さて今月のことばは、特に常日頃法然上人が門弟によく話をされていたものを纏めた「常に仰せられける御詞」より選びました。
このご法語は『本朝祖師伝記絵詞』に収録されており、四巻から成るので『四巻伝』ともいわれ、嘉禎3年(1237年)門弟の躭空上人により編纂されています。これは法然上人滅後25年後のことであり、宗祖の伝記としては最古のもので貴重なものです。
今月のことばを現代文にすると、仏のみ名をとなえることによって、浄土に往生できると聞いてもこれを信じないならば、聞かないのと同じであります。またこのことを信じても実際にとなえないならば、信じないのと同じであります。何よりも常に念仏を申すべきであります。このような内容で信と行について明確にご教示いただいているご法語です。

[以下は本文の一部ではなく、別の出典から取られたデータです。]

+        u64 ra;                                                                                                                      \
+        P2_ASM_X(P2_CX_SAVE P2_FXA(P2_FX1, PA, HA) P2_FXA(P2_FX2, PA, HA) P2_FXA(P2_FXM, PA, HA) P2_CX_REST, P2_FX_IO1(PA));           \
+        return ra;                                                                                                                   \
+    }                                                                                                                                \
+    template <>                                                                                                                      \
+    __device__ __forceinline__ u64 fold1wx<K>(u64 al, u64 ah) {                                                                      \
+        u64 ra;                                                                                                                      \
+        P2_ASM_X(P2_CX_SAVE P2_FXA(P2_FX1, PA, HA) P2_FXA(P2_FXM, PA, HA) P2_CX_REST P2_FXA(P2_FX2, PA, HA) P2_FXA(P2_FXM, PA, HA)     \
+                   P2_CX_REST,                                                                                                       \
+               P2_FX_IO1(PA));                                                                                                       \
+        return ra;                                                                                                                   \
+    }
+P2_DEF_FOLD3X(0, "v[94:95]", "v95", "v[96:97]", "v97", "v[98:99]", "v99")
+P2_DEF_FOLD3X(3, "v[100:101]", "v101", "v[102:103]", "v103", "v[104:105]", "v105")
+P2_DEF_FOLD3X(6, "v[106:107]", "v107", "v[108:109]", "v109", "v[110:111]", "v111")
+P2_DEF_FOLD3X(9, "v[112:113]", "v113", "v[114:115]", "v115", "v[116:117]", "v117")
+P2_DEF_FOLD3X(12, "v[70:71]", "v71", "v[76:77]", "v77", "v[82:83]", "v83")
+P2_DEF_FOLD1X(12, "v[118:119]", "v119")
+#endif
+
+#define P2_FX_AT(NAME)                                                                              \
+    __device__ __forceinline__ void NAME##_at(int g, const u64 a[3], const u64 b[3], u64 y[3]) {    \
+        switch (g) {                                                                                \
+            case 0: NAME<0>(a, b, y); break;                                                        \
+            case 3: NAME<3>(a, b, y); break;                                                        \
+            case 6: NAME<6>(a, b, y); break;                                                        \
+            default: NAME<9>(a, b, y); break;                                                       \
+        }                                                                                           \
+    }
+P2_FX_AT(fold3x)
+P2_FX_AT(fold3wx)
+#undef P2_FX_AT
+
+}
diff --git a/plonky2_amd/csrc/merkle.hpp b/plonky2_amd/csrc/merkle.hpp
--- a/plonky2_amd/csrc/merkle.hpp
+++ b/plonky2_amd/csrc/merkle.hpp
@@ -9,16 +9,19 @@
 using gl::u64;
 
 struct ColMajorReader {
+    static constexpr bool masked_folds = true;
     const u64 *m;
     size_t stride;
     __device__ __forceinline__ u64 operator()(size_t L, unsigned e) const { return m[(size_t)e * stride + L]; }
 };
 struct RowMajorReader {
+    static constexpr bool masked_folds = true;
     const u64 *m;
     size_t W;
     __device__ __forceinline__ u64 operator()(size_t L, unsigned e) const { return m[L * W + e]; }
 };
 struct FriPlanarReader {
+    static constexpr bool masked_folds = true;
     const u64 *p0, *p1;
     unsigned arity_bits;
     __device__ __forceinline__ u64 operator()(size_t L, unsigned e) const {
@@ -28,6 +31,7 @@
 };
 
 struct DigestPrefixedReader {
+    static constexpr bool masked_folds = false;
     const u64 *prefix;
     const u64 *m;
     size_t stride;
@@ -46,7 +50,7 @@
 }
 
 template <class Reader>
-__global__ void __launch_bounds__(256) hash_leaves_kernel(Reader rd, unsigned W, size_t leaf_offset, size_t leaf_count,
+__global__ void __launch_bounds__(256, Reader::masked_folds ? 4 : 1) hash_leaves_kernel(Reader rd, unsigned W, size_t leaf_offset, size_t leaf_count,
                                                          unsigned h, u64 *digests, u64 *cap) {
     size_t t = (size_t)blockIdx.x * blockDim.x + threadIdx.x;
     if (t >= leaf_count) return;
@@ -64,7 +68,7 @@
                 if (i < cnt) s[i] = rd(L, off + i);
             const unsigned next = off + 8 < W ? (W - off - 8 < 8 ? W - off - 8 : 8) : 0;
             const unsigned keep = off + 8 < W ? (next == 8 ? 0x8u : (0xFu << (next / 3)) & 0xFu) : 0x1u;
-            poseidon::permute(s, keep, off + 8 < W ? (next == 8 ? 8 : -1) : 3);
+            poseidon::permute<Reader::masked_folds>(s, keep, off + 8 < W ? (next == 8 ? 8 : -1) : 3);
         }
     }
     u64 *dst = node_slot(digests, cap, h, 0, L);
@@ -95,7 +99,7 @@
             if (i < cnt) s[i] = rd(L, off + i);
         const unsigned next = off + 8 < W ? (W - off - 8 < 8 ? W - off - 8 : 8) : 0;
         const unsigned keep = off + 8 < W ? (next == 8 ? 0x8u : (0xFu << (next / 3)) & 0xFu) : 0x1u;
-        poseidon::permute(s, keep, off + 8 < W ? (next == 8 ? 8 : -1) : 3);
+        poseidon::permute<false>(s, keep, off + 8 < W ? (next == 8 ? 8 : -1) : 3);
     }
     if (off_end >= W) {
         u64 *dst = node_slot(digests, cap, h, 0, L);
@@ -300,6 +304,48 @@
         }
         if (gl::canon(gl::mul1cx(x, y)) != gl::canon(gl::mul(x, y)) || gl::canon(gl::mul1cx(y, y)) != gl::canon(gl::mul(y, y))) ok |= 2048;
     }
+#define P2_CHK_X3(FN, G, A3, B3, WANT, BIT)                                            \
+    _Pragma("unroll") for (int j = 0; j < 3; ++j) {                                                      \
+        const u64 ar[3] = {A3[j], A3[(j + 1) % 3], A3[(j + 2) % 3]};                   \
+        const u64 br[3] = {B3[j], B3[(j + 1) % 3], B3[(j + 2) % 3]};                   \
+        u64 yr[3];                                                                     \
+        gl::FN<G>(ar, br, yr);                                                         \
+        for (int k = 0; k < 3; ++k)                                                    \
+            if (gl::canon(yr[k]) != WANT(ar[k], br[k])) ok |= BIT;                     \
+    }
+#define P2_CHK_X3_HOMES(FN, A3, B3, WANT, BIT) \
+    P2_CHK_X3(FN, 0, A3, B3, WANT, BIT) P2_CHK_X3(FN, 3, A3, B3, WANT, BIT) P2_CHK_X3(FN, 6, A3, B3, WANT, BIT) P2_CHK_X3(FN, 9, A3, B3, WANT, BIT) \
+        P2_CHK_X3(FN, 12, A3, B3, WANT, BIT)
+#define P2_WANT_FOLD(AL, AH) gl::canon(gl::add(AL, gl::mul(AH, 1ull << 32)))
+#define P2_WANT_ADD(A, C) gl::canon(gl::add(A, C))
+    {
+        const u64 al = x >> 1, ah = y >> 1;
+        const u64 al3[3] = {al, ah, al ^ 0x2AAAAAAAAAAAAAAAull}, ah3[3] = {ah, al, ah ^ 0x7FFFFFFF00000000ull};
+        P2_CHK_X3_HOMES(fold3x, al3, ah3, P2_WANT_FOLD, 4096)
+        if (gl::canon(gl::fold1x<12>(al, ah)) != P2_WANT_FOLD(al, ah) || gl::canon(gl::fold1x<12>(ah, al)) != P2_WANT_FOLD(ah, al) ||
+            gl::canon(gl::fold1x<12>(al3[2], ah3[2])) != P2_WANT_FOLD(al3[2], ah3[2]))
+            ok |= 4096;
+    }
+    {
+        const u64 al3[3] = {x, y, x ^ y}, ah3[3] = {y, x, ~x};
+        P2_CHK_X3_HOMES(fold3wx, al3, ah3, P2_WANT_FOLD, 8192)
+        if (gl::canon(gl::fold1wx<12>(x, y)) != P2_WANT_FOLD(x, y) || gl::canon(gl::fold1wx<12>(y, x)) != P2_WANT_FOLD(y, x) ||
+            gl::canon(gl::fold1wx<12>(~x, ~y)) != P2_WANT_FOLD(~x, ~y))
+            ok |= 8192;
+    }
+    {
+        const u64 cs[6] = {0, 1, 0xFFFFFFFFull, 1ull << 32, gl::P - (1ull << 32), gl::P - 1};
+        const u64 a3[3] = {x, y, ~x};
+#pragma unroll
+        for (int i = 0; i < 6; i += 3) {
+            const u64 c3[3] = {cs[i], cs[i + 1], cs[i + 2]};
+            P2_CHK_X3_HOMES(ark3x, a3, c3, P2_WANT_ADD, 16384)
+        }
+    }
+#undef P2_CHK_X3
+#undef P2_CHK_X3_HOMES
+#undef P2_WANT_FOLD
+#undef P2_WANT_ADD
     out[2 * count + t] = gl::canon(rr[0]);
     out[5 * count + t] = ok;
     out[3 * count + t] = gl::canon(gl::add(x, y));
diff --git a/plonky2_amd/csrc/poseidon.hpp b/plonky2_amd/csrc/poseidon.hpp
--- a/plonky2_amd/csrc/poseidon.hpp
+++ b/plonky2_amd/csrc/poseidon.hpp
@@ -152,7 +152,7 @@
     }
 }
 
-template <int R>
+template <int R, bool MASKED = true>
 __device__ __forceinline__ u64 mds_row(const u32 (&xl)[12], const u32 (&xh)[12]) {
     static_assert(R > 0 && R < 12, "row 0 carries the diagonal term");
     constexpr u32 C[12] = {17, 15, 41, 16, 2, 28, 13, 13, 39, 18, 34, 20};
@@ -162,9 +162,11 @@
         al += (u64)xl[(R + i) % 12] * opaque_const(C[i]);
         ah += (u64)xh[(R + i) % 12] * opaque_const(C[i]);
     }
-    return gl::fold1(al, ah);
-}
-
+    return MASKED ? gl::fold1x<12>(al, ah) : gl::fold1(al, ah);
+}
+
+enum { MDS_PLAIN = 0, MDS_HOME = 1, MDS_LAST = 2 };
+template <int FOLD = MDS_PLAIN>
 __device__ __forceinline__ void mds_layer(u64 s[12], const u64 *rc2, unsigned groups = 0xFu, int single = -1) {
     u32 xl[12], xh[12];
 #pragma unroll
@@ -197,15 +199,20 @@
             al[0] += (u64)xl[0] * opaque_const(8);
             ah[0] += (u64)xh[0] * opaque_const(8);
         }
-        gl::fold3(al, ah, y);
+        if (FOLD == MDS_PLAIN)
+            gl::fold3(al, ah, y);
+        else if (FOLD == MDS_LAST)
+            gl::fold3x<12>(al, ah, y);
+        else
+            gl::fold3x_at(g, al, ah, y);
         s[g] = y[0];
         s[g + 1] = y[1];
         s[g + 2] = y[2];
     }
     if (single == 3)
-        s[3] = mds_row<3>(xl, xh);
+        s[3] = mds_row<3, FOLD != MDS_PLAIN>(xl, xh);
     else if (single == 8)
-        s[8] = mds_row<8>(xl, xh);
+        s[8] = mds_row<8, FOLD != MDS_PLAIN>(xl, xh);
 }
 
 struct Mat12 {
@@ -267,7 +274,7 @@
 }
 static_assert(pass4_rows_fit(), "(MD)^3 M: a four-application row would overflow its 64-bit chains");
 
-template <bool FIRST = false>
+template <bool FIRST = false, bool MASKED = true>
 __device__ __forceinline__ void partial_rounds4(u64 s[12], u64 c1, u64 c2, u64 c3, u64 cn) {
     u32 xl[12], xh[12];
     const u64 z0 = FIRST ? s[0] : sbox7_cx(s[0]);
@@ -284,7 +291,7 @@
         al += (u64)xl[j] * P2_POSEIDON_M1_ROW0[j];
         ah += (u64)xh[j] * P2_POSEIDON_M1_ROW0[j];
     }
-    const u64 s1 = sbox7_cx(gl::fold1(al, ah));
+    const u64 s1 = sbox7_cx(MASKED ? gl::fold1x<12>(al, ah) : gl::fold1(al, ah));
     const u32 s1l = (u32)s1, s1h = (u32)(s1 >> 32);
     al = (u64)s1l * MDS1.v[0] + (u32)c2;
     ah = (u64)s1h * MDS1.v[0] + (c2 >> 32);
@@ -293,7 +300,7 @@
         al += (u64)xl[j] * MDM.v[j];
         ah += (u64)xh[j] * MDM.v[j];
     }
-    const u64 s2 = sbox7_cx(gl::fold1(al, ah));
+    const u64 s2 = sbox7_cx(MASKED ? gl::fold1x<12>(al, ah) : gl::fold1(al, ah));
     const u32 s2l = (u32)s2, s2h = (u32)(s2 >> 32);
     al = (u64)s1l * MDM.v[0] + (u64)s2l * MDS1.v[0] + (u32)c3;
     ah = (u64)s1h * MDM.v[0] + (u64)s2h * MDS1.v[0] + (c3 >> 32);
@@ -302,7 +309,7 @@
         al += (u64)xl[j] * MDMDM.v[j];
         ah += (u64)xh[j] * MDMDM.v[j];
     }
-    const u64 s3 = sbox7_cx(gl::fold1(al, ah));
+    const u64 s3 = sbox7_cx(MASKED ? gl::fold1x<12>(al, ah) : gl::fold1(al, ah));
     const u32 s3l = (u32)s3, s3h = (u32)(s3 >> 32);
 #pragma unroll
     for (int g = 0; g < 12; g += 3) {
@@ -318,13 +325,17 @@
                 bh[t] += (u64)xh[j] * MDMDMDM.v[12 * i + j];
             }
         }
-        gl::fold3w(bl, bh, y);
+        if (MASKED)
+            gl::fold3wx<12>(bl, bh, y);
+        else
+            gl::fold3w(bl, bh, y);
         s[g] = y[0];
         s[g + 1] = y[1];
         s[g + 2] = y[2];
     }
 }
 
+template <bool MASKED = true>
 __device__ __forceinline__ void partial_rounds3(u64 s[12], u64 c1, u64 c2, const u64 *cv) {
     u32 xl[12], xh[12];
     const u64 z0 = sbox7_cx(s[0]);
@@ -341,7 +352,7 @@
         al += (u64)xl[j] * P2_POSEIDON_M1_ROW0[j];
         ah += (u64)xh[j] * P2_POSEIDON_M1_ROW0[j];
     }
-    const u64 s1 = sbox7_cx(gl::fold1(al, ah));
+    const u64 s1 = sbox7_cx(MASKED ? gl::fold1x<12>(al, ah) : gl::fold1(al, ah));
     const u32 s1l = (u32)s1, s1h = (u32)(s1 >> 32);
     al = (u64)s1l * MDS1.v[0] + (u32)c2;
     ah = (u64)s1h * MDS1.v[0] + (c2 >> 32);
@@ -350,7 +361,7 @@
         al += (u64)xl[j] * MDM.v[j];
         ah += (u64)xh[j] * MDM.v[j];
     }
-    const u64 s2 = sbox7_cx(gl::fold1(al, ah));
+    const u64 s2 = sbox7_cx(MASKED ? gl::fold1x<12>(al, ah) : gl::fold1(al, ah));
     const u32 s2l = (u32)s2, s2h = (u32)(s2 >> 32);
 #pragma unroll
     for (int g = 0; g < 12; g += 3) {
@@ -367,42 +378,57 @@
                 bh[t] += (u64)xh[j] * MDMDM.v[12 * i + j];
             }
         }
-        gl::fold3(bl, bh, y);
+        if (MASKED)
+            gl::fold3x_at(g, bl, bh, y);
+        else
+            gl::fold3(bl, bh, y);
         s[g] = y[0];
         s[g + 1] = y[1];
         s[g + 2] = y[2];
     }
 }
 
+template <bool MASKED = true>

法然上人は「一紙小消息」では冒頭に〝疑うべからず〞と三度も述べ信じることの大切さを伝え、さらに「一枚起請文」ではその結語に〝ただ一向に念仏すべし〞と行の大切さを述べ、信と行共に重要であることを示しております。法然上人在世中より安心派・起行派に分かれて論争があったのも事実でありますが、法然上人は今月のことばのようにこの関係について、まずは念仏申すべきとされています。お念仏の信心が確立すれば素晴らしいことでありますが、現実には凡夫である私たちはそうたやすく信心を持つことは至難のことであります。これは例えれば、縄を綯うように信と行の藁を交互にしぼり一本の縄にするように、どちらも大切であるが、まずは縄を綯うということが重要で、これこそが念仏を申すということであります。
しっかりまずお念仏を申しましょう。